template <class C, bool DBG, bool EP = false, bool STATS = true, bool SPLITK = false, bool MASK = false>
__global__ __launch_bounds__(512) void conv_fprop_ws_kernel(const FdArgs a) {
    static_assert(!SPLITK || (!EP && !DBG && C::UP == 0 && C::NTAP == 9), "split K: plain 3 x 3 forward / data gradient");
    static_assert(!MASK || (STATS && !EP && !DBG && !SPLITK && C::MF16 && C::UP == 0 && C::NTAP == 9 && !C::TALL && C::BM == 256 &&
                            C::BN == 64 && C::WAVES_M == 4 && C::SMEM + 2048 <= 160 * 1024),
                  "activation mask: plain 3 x 3 data gradient, 16x16x32 form, 256 x 64 tiles, 2 KB of mask bytes behind the LDS layout");
    constexpr int BN = C::BN, R = C::R, WT = C::WT, BM = C::BM, TM = C::TM, TN = C::TN, XC = C::XC;
    constexpr int NT = C::NT, NB = C::NB, APW = C::APW, APS = C::APS, BPW = C::BPW, OC = C::OC, NLW = C::NLW;
    constexpr int OUT_ROW = C::OUT_ROW, NF = TM + TN;
    constexpr int NTAP = C::NTAP, KW = C::KW;
    constexpr int SM = NTAP & 3;

    extern __shared__ __attribute__((aligned(1024))) unsigned char smem[];
    int* sPix = reinterpret_cast<int*>(smem + C::OFF_PIX);
    float* sBias = reinterpret_cast<float*>(smem + C::OFF_BIAS);
    const unsigned lds0 = (unsigned)(size_t)smem;

    const int tid = threadIdx.x, lane = tid & 63, wave = __builtin_amdgcn_readfirstlane(tid >> 6);
    const int r = lane & 31, h = lane >> 5;
    const bool loader = wave >= C::NCW;
    const int lw = wave - C::NCW;
    const int wm = (wave & 3) / C::WAVES_N, wn = (wave & 3) % C::WAVES_N;
// ... 92 lines not shown
                        return;
                    }
                    const int pl = c / a.NCHP, sl = c - pl * a.NCHP;
                    const int t16 = (2 * (t >> 1) - (pl >> 1) + 1) * 4 + (2 * (t & 1) - (pl & 1) + 1);
                    soff = (unsigned)(t16 * a.Ci + sl * 64) * 2u;
                } else if constexpr (C::UPF) {
                    soff = (unsigned)((3 - t) * a.Ci + c * 64) * 2u;
                } else {
                    soff = (unsigned)(t * a.Ci + (c + c_off) * 64) * 2u;
                }
        #pragma unroll
                for (int pb = 0; pb < BPW; ++pb)
                    dma16(lds0 + C::OFF_B + stage * C::B_STAGE + ((lw & 1) * BPW + pb) * 1024, b_voff[pb], rs_w, soff);
            };

            fetch_b(0, 0, 0);
            fetch_b(0, 1, 1);
            fetch_b(0, 2, 2);
            asm volatile("s_waitcnt vmcnt(0)" ::: "memory");
            lds_barrier();
            for (; it < a.IT; it += a.GM) {
                for (int c = 0; c < a.NCH; ++c, ++cg) {
                    const int cn = c + 1 == a.NCH ? 0 : c + 1;
                    static_for<NTAP>([&](auto t_c) {
                        constexpr int t = decltype(t_c)::value;
                        constexpr int tf = t + 3 < NTAP ? t + 3 : t + 3 - NTAP;
                        const int cf = t + 3 < NTAP ? c : cn;
                        if (lw == 0) FD_STAMP(1, cg * 9 + t, 0);
                        if (!(SEGNB_EXP & 1) && !(DBG && (a.dbg & 1))) fetch_b(cf, tf, (cg * SM + t + 3) & (NB - 1));
                        if (lw == 0) FD_STAMP(1, cg * 9 + t, 1);
                        asm volatile("s_waitcnt vmcnt(%0)" ::"n"(BPW) : "memory");
                        if (lw == 0) FD_STAMP(1, cg * 9 + t, 2);
                        if (!(SEGNB_EXP & 64) || t % 3 == 2) raw_barrier();
                        if (lw == 0) FD_STAMP(1, cg * 9 + t, 3);
                    });
                }
            }
        } else {
            unsigned a_rel[APW], a_xy[APW], a_voff[C::NPL][APW];
            unsigned a_uoff[APW];
            const bool vcat = a.u != nullptr;
        #pragma unroll
            for (int pa = 0; pa < APW; ++pa) {
                const int pix = ((lw & 1) + C::NAW * pa) * 8 + (lane >> 3);
                const int q = lane & 7;
                const int xr = pix / XC, xc = pix - xr * XC;
                const int key = C::XC % 2 == 0 ? xc : pix;
                a_rel[pa] = (unsigned)((xr * a.Wi + xc) * (C::UPD ? 2 : 1)) * (unsigned)a.ld_x * 2u +
                            (unsigned)((q ^ ((key >> 1) & 7)) * 16);
                if constexpr (C::UPD)
                    if (a.P32)
                        a_rel[pa] = (unsigned)((xr * a.Wi + xc) * 2) * (unsigned)a.ld_x * 2u + (unsigned)(((q ^ ((key >> 1) & 7)) & 3) * 16);
                a_xy[pa] = pix < C::NPIX ? (unsigned)xr | ((unsigned)xc << 16) : 0x7fff7fffu;
            }
            auto set_fetch_tile = [&](int it, int table) {
                const bool live = it < a.IT;
                if constexpr (C::TALL) {
                    const int HV = a.H + 1, VT = a.N * HV;
                    const float inv = 1.0f / (float)HV;
                    const int v0 = it * R + a.dhmin;
        #pragma unroll
                    for (int pa = 0; pa < APW; ++pa) {
                        const int v = v0 + (int)(a_xy[pa] & 0xffffu), wi = a.dwmin + (int)(a_xy[pa] >> 16);
                        const int n = (int)(((float)v + 0.5f) * inv);
                        const int hh = v - n * HV;
                        const bool ok = live && (unsigned)v < (unsigned)VT && hh < a.H && (unsigned)wi < (unsigned)a.Wi;
                        const int pix = ((lw & 1) + C::NAW * pa) * 8 + (lane >> 3);
                        a_voff[0][pa] = ok ? (unsigned)((n * a.Hi + hh) * a.Wi + wi) * (unsigned)a.ld_x * 2u +
                                              (unsigned)(((lane & 7) ^ ((pix >> 1) & 7)) * 16)
                                        : OOB;
                    }
                    const int t128 = (lw & 1) * 64 + lane;
        #pragma unroll
                    for (int rr = t128; rr < BM; rr += C::NAW * 64) {
                        const int v = it * R + rr / WT, wo = rr % WT;
                        const int n = (int)(((float)v + 0.5f) * inv);
                        const int hh = v - n * HV;
                        sPix[table * BM + rr] =
                            (live && rr < R * WT && v < VT && hh < a.H && wo < a.W) ? (n * a.H + hh) * a.W + wo : -1;
                    }
                    return;
                }
                const int n = it / (a.HB * a.WB);
                const int rem = it - n * (a.HB * a.WB);
                const int hb = rem / a.WB, wb = rem - hb * a.WB;
                if constexpr (C::UPD) {
                    const unsigned hlim = live ? (unsigned)a.H : 0u;
                    static_for<4>([&](auto pl_c) {
                        constexpr int pl = decltype(pl_c)::value, py = pl >> 1, px = pl & 1;
                        const int y0 = hb * R - py, x0 = wb * WT - px;
                        const unsigned base = (unsigned)(((n * a.Hi + 2 * y0 + py) * a.Wi + 2 * x0 + px) * a.ld_x * 2);
        #pragma unroll
                        for (int pa = 0; pa < APW; ++pa) {
                            const int yp = y0 + (int)(a_xy[pa] & 0xffffu), xp = x0 + (int)(a_xy[pa] >> 16);
                            const bool ok = (unsigned)yp < hlim && (unsigned)xp < (unsigned)a.W;
                            a_voff[pl][pa] = ok ? base + a_rel[pa] : OOB;
                        }
                    });
                    if (a.P32) {
        #pragma unroll
                        for (int pa = 0; pa < APW; ++pa) {
                            const int xc = (int)(a_xy[pa] >> 16);
                            const bool second = ((((int)lane & 7) ^ ((xc >> 1) & 7)) >> 2) != 0;
                            a_voff[0][pa] = second ? a_voff[1][pa] : a_voff[0][pa];
                            a_voff[1][pa] = second ? a_voff[3][pa] : a_voff[2][pa];
                        }
                    }
                } else {
                const int h0 = hb * R + (C::UPF ? py - 1 : a.dhmin), w0 = wb * WT + (C::UPF ? px - 1 : a.dwmin);
                const unsigned base = (unsigned)(((n * a.Hi + h0) * a.Wi + w0) * a.ld_x * 2);
                const unsigned hlim = live ? (unsigned)a.Hi : 0u;
        #pragma unroll
                for (int pa = 0; pa < APW; ++pa) {
                    const int hi = h0 + (int)(a_xy[pa] & 0xffffu), wi = w0 + (int)(a_xy[pa] >> 16);
                    const bool ok = (unsigned)hi < hlim && (unsigned)wi < (unsigned)a.Wi;
                    a_voff[0][pa] = ok ? base + a_rel[pa] : OOB;
                    if (vcat) {
                        const int pixl = ((lw & 1) + C::NAW * pa) * 8 + (lane >> 3);
                        const int keyl = C::XC % 2 == 0 ? pixl % XC : pixl;
                        a_uoff[pa] = ok ? (unsigned)((n * a.Hu + (hi >> 1)) * a.Wu + (wi >> 1)) * (unsigned)a.ld_u * 2u +
                                              (unsigned)(((lane & 7) ^ ((keyl >> 1) & 7)) * 16)
                                        : OOB;
                    }
                }
                }
                const int t128 = (lw & 1) * 64 + lane;
        #pragma unroll
                for (int rr = t128; rr < BM; rr += C::NAW * 64) {
                    const int ho = hb * R + rr / WT, wo = wb * WT + rr % WT;
                    const bool in_tile = R * WT == BM || rr < R * WT;
                    if constexpr (C::UPF)
                        sPix[table * BM + rr] = (live && ho < a.H && wo < a.W) ? (n * 2 * a.H + 2 * ho + py) * (2 * a.W) + 2 * wo + px : -1;
                    else
                        sPix[table * BM + rr] = (live && in_tile && ho < a.H && wo < a.W) ? (n * a.H + ho) * a.W + wo : -1;
                }
            };
            auto fetch_a = [&](int p0, int p1, int c_, int buf) {
                const int c = c_ + c_off;
                int pl = 0;
                unsigned soff = (unsigned)c * 128u;
                if constexpr (C::UPD) {
                    if (a.P32) {
                        pl = c;
                        soff = 0u;
                    } else {
                        pl = c / a.NCHP;
                        soff = (unsigned)(c - pl * a.NCHP) * 128u;
                    }
                }
                if constexpr (!C::UPD && !C::UPF && !C::TALL) {
                    if (vcat) {
                        if (c < a.NCHU) {
        #pragma unroll
                            for (int pa = 0; pa < APW; ++pa) {
                                if (pa >= p0 && pa < p1) {
                                    const int piece = (lw & 1) + C::NAW * pa;
                                    const unsigned dst = piece < C::APIECES ? lds0 + buf * C::A_BYTES + piece * 1024 : lds0 + C::OFF_DUMMY;
                                    dma16(dst, a_uoff[pa], rs_u, (unsigned)c * 128u);
                                }
                            }
                            return;
                        }
                        soff = (unsigned)(c - a.NCHU) * 128u;
                    }
                }
                auto go = [&](auto pl_c) {
                    constexpr int PL = decltype(pl_c)::value;
        #pragma unroll
                    for (int pa = 0; pa < APW; ++pa) {
                        if (pa >= p0 && pa < p1) {
                            const int piece = (lw & 1) + C::NAW * pa;
                            const unsigned dst = piece < C::APIECES ? lds0 + buf * C::A_BYTES + piece * 1024 : lds0 + C::OFF_DUMMY;
                            dma16(dst, a_voff[PL][pa], rs_x, soff);
                        }
                    }
                };
                if constexpr (C::UPD) {
                    if (pl == 0) go(std::integral_constant<int, 0>{});
                    else if (pl == 1) go(std::integral_constant<int, 1>{});
                    else if (pl == 2) go(std::integral_constant<int, 2>{});
                    else go(std::integral_constant<int, 3>{});
                } else {
                    go(std::integral_constant<int, 0>{});
                }
// ... 50 lines not shown
                            if (!(SEGNB_EXP & 2) && !(DBG && (a.dbg & 2))) fetch_a(t * APS, (t + 1) * APS, cn, abuf ^ 1);
                        if constexpr (MASK) {
                            if constexpr (t == 0)
                                if (c == 0) mask_request(tile_no & 3);
                            if constexpr (t == NTAP - 1)
                                if (last) mask_publish();
                        }
                        if constexpr (t == NTAP - 2)
                            if (next_last) set_fetch_tile(setup_it, setup_tab);
                        if (lw == C::NBW) FD_STAMP(2, cg * 9 + t, 1);
                        if constexpr (t == NTAP - 2) {
                            asm volatile("s_waitcnt vmcnt(0)" ::: "memory");
                        }
                        if (lw == C::NBW) FD_STAMP(2, cg * 9 + t, 2);
                        if (!(SEGNB_EXP & 64) || t % 3 == 2) raw_barrier();
                        if (lw == C::NBW) FD_STAMP(2, cg * 9 + t, 3);
                    });
                }
            }
        }
        asm volatile("s_waitcnt vmcnt(0)" ::: "memory");
        if constexpr (SPLITK) {
            raw_barrier();
            raw_barrier();
        }
        raw_barrier();
        raw_barrier();
        raw_barrier();
    } else {
        constexpr bool MF16 = C::MF16;
        int tile_no_out = 0;
        bool pending_out = false;
        constexpr int TM16 = C::TM16, TN16 = C::TN16;
        int b_rd[MF16 ? 1 : TN];
        int a_rd[MF16 ? 1 : 9][MF16 ? 1 : TM];
        static_assert(!MF16 || XC % 2 == 0, "16x16x32 form: the swizzle key must be the halo column");
        int b_rd16[MF16 ? 2 : 1][MF16 ? TN16 : 1];
        int a_rd16[MF16 ? KW : 1][MF16 ? TM16 : 1][MF16 ? 2 : 1];
        if constexpr (MF16) {
            const int r16 = lane & 15, g4 = lane >> 4;
    #pragma unroll
            for (int j = 0; j < TN16; ++j) {
                const int row = wn * C::WN + 16 * j + r16;
                const int v = C::OFF_B + row * 128 + ((g4 ^ ((row >> 1) & 7)) << 4);
                b_rd16[0][j] = v;
                b_rd16[1][j] = v ^ 64;
            }
    #pragma unroll
            for (int dwi = 0; dwi < KW; ++dwi)
    #pragma unroll
                for (int i = 0; i < TM16; ++i) {
                    const int m_ = wm * C::WM + 16 * i + r16;
                    const int m = (R * WT == BM || m_ < R * WT) ? m_ : 0;
                    const int p = (m / WT) * XC + (m % WT) + a.dw[dwi];
                    const int key = p % XC;
                    int v = (p << 7) + ((g4 ^ ((key >> 1) & 7)) << 4);
                    asm volatile("" : "+v"(v));
                    a_rd16[dwi][i][0] = v;
                    a_rd16[dwi][i][1] = v ^ 64;
                }
        } else {
        #pragma unroll
            for (int j = 0; j < TN; ++j) {
                const int row = wn * C::WN + 32 * j + r;
                b_rd[j] = C::OFF_B + row * 128 + ((row & 12) << 3) + (((h ^ (row >> 1)) & 1) << 4);
            }
        #pragma unroll
            for (int t = 0; t < 9; ++t)
        #pragma unroll
                for (int i = 0; i < TM; ++i) {
                    const int m = wm * C::WM + 32 * i + r;
                    const int p = (m / WT) * XC + (m % WT) + a.dh[t] * XC + a.dw[t];
                const int key = XC % 2 == 0 ? p % XC : p;
                int v = (p << 7) + ((key & 12) << 3) + (((h ^ (key >> 1)) & 1) << 4);
                    asm volatile("" : "+v"(v));
                    a_rd[t][i] = v;
                }

        }
        lds_barrier();
        unsigned char* const sOut = smem + C::OFF_STG;
        const __amdgpu_buffer_rsrc_t rs_out = make_rsrc(a.out, a.out_bytes);
        const int cc = tid % OC, row0 = tid / OC;
        const bool cok = n_base + cc * 8 < a.Co;
        float s1[8], s2[8];
#pragma unroll
        for (int e = 0; e < 8; ++e) s1[e] = s2[e] = 0.f;
        int row_pix = -1, row_pix2 = -1;
        u32x4_t row_v = {0, 0, 0, 0}, row_v2 = {0, 0, 0, 0};
        constexpr bool T14 = !C::TALL && R * WT != BM;
        static_assert(!T14 || (R == 14 && WT == 14 && C::MT / OC == 32 && C::RPT == 7), "store rows of the 14 x 14 tile");
        const bool row_live = !T14 || (row0 & 15) < WT;
        const int row_first = !T14 ? row0 : (row_live ? (row0 >> 4) * WT + (row0 & 15) : R * WT);
        const int row_step = !T14 ? C::MT / OC : (row_live ? 2 * WT : 0);
        auto row_load = [&](int k, const int* tab) {
            const int row = row_first + k * row_step;
            const unsigned a_pix = (unsigned)(size_t)(tab + row), a_v = (unsigned)(size_t)(sOut + row * OUT_ROW + cc * 16);
            asm volatile("ds_read_b32 %0, %1" : "=v"(row_pix) : "v"(a_pix));
            asm volatile("ds_read_b128 %0, %1" : "=v"(row_v) : "v"(a_v));
        };
        auto row_load2 = [&](int k, const int* tab) {
            const int row = row_first + k * row_step;
            const unsigned a_pix = (unsigned)(size_t)(tab + row), a_v = (unsigned)(size_t)(sOut + row * OUT_ROW + cc * 16);
            asm volatile("ds_read_b32 %0, %1" : "=v"(row_pix2) : "v"(a_pix));
            asm volatile("ds_read_b128 %0, %1" : "=v"(row_v2) : "v"(a_v));
        };
        auto row_store_of = [&](int opix, const u32x4_t v) {
// ... 559 lines not shown
    return 0;
}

○ ○ ○ ○

> **ASSIGNMENT**:
Check every line of the material for the string "pixl" and give the number of lines that have it, without anything else.

> **FINISHED EXERCISE**:
2